EXERCISE REQUIREMENTS:
Tell how many lines in the data contain the word "Aprev", and leave out everything else.

---------------

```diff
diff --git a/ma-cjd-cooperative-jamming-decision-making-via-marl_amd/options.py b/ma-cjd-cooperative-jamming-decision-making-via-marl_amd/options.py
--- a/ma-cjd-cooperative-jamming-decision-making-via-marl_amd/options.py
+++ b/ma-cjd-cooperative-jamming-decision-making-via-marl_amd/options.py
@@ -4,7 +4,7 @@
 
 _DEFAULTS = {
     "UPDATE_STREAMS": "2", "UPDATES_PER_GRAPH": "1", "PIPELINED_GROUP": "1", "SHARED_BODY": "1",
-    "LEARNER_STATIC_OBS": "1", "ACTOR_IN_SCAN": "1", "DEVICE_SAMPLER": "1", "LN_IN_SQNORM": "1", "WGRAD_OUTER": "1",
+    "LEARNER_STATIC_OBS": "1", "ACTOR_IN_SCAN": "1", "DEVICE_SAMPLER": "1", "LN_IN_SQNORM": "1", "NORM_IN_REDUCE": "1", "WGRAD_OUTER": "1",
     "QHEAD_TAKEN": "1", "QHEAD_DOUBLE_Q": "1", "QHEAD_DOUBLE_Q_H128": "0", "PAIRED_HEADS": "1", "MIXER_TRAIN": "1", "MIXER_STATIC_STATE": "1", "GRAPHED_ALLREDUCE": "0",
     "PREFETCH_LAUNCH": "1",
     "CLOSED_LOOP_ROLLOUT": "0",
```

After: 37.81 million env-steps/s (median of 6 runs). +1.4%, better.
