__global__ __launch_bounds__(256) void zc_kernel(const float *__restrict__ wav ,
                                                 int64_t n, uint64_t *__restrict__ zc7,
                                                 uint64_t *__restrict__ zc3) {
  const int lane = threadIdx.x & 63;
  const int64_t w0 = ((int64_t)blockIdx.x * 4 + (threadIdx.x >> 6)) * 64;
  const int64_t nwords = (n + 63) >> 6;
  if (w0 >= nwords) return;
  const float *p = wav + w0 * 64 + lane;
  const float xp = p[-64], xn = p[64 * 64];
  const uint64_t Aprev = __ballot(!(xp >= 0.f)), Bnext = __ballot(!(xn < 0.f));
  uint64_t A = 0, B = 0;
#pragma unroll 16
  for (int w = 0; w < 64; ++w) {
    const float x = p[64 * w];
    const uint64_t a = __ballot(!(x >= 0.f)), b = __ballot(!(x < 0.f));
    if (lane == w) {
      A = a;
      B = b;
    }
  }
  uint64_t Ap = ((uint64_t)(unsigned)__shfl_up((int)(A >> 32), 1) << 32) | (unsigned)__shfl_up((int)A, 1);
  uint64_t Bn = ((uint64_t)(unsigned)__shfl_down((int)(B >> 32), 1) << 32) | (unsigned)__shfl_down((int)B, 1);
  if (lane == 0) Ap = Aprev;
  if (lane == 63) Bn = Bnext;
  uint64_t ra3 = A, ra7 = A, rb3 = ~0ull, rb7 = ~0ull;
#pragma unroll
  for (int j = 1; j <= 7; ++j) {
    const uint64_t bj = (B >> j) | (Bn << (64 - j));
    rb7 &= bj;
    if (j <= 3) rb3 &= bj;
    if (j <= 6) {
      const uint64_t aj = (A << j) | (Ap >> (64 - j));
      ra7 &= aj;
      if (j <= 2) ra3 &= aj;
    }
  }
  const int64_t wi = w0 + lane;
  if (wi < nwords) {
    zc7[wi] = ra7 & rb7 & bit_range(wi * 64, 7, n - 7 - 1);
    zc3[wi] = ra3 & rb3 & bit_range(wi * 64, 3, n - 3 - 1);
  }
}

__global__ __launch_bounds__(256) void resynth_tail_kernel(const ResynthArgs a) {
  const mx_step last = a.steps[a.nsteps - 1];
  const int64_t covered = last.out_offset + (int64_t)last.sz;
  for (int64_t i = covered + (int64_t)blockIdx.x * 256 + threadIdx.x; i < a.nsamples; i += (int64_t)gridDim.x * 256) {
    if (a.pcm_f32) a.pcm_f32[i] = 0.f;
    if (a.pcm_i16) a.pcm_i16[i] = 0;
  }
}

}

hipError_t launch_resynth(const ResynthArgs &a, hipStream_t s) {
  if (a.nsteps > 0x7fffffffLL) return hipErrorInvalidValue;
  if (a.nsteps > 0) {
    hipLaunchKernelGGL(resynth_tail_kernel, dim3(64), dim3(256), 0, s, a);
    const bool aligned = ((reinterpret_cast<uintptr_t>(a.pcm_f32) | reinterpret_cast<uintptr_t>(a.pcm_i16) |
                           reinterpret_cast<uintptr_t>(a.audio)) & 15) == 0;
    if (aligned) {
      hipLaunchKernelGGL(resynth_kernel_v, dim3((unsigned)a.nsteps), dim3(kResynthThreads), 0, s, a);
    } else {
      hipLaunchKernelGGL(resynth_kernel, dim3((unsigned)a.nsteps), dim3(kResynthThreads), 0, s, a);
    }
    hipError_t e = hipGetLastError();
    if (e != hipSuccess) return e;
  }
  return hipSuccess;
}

---------------

OUTPUT FOR THIS EXERCISE:
2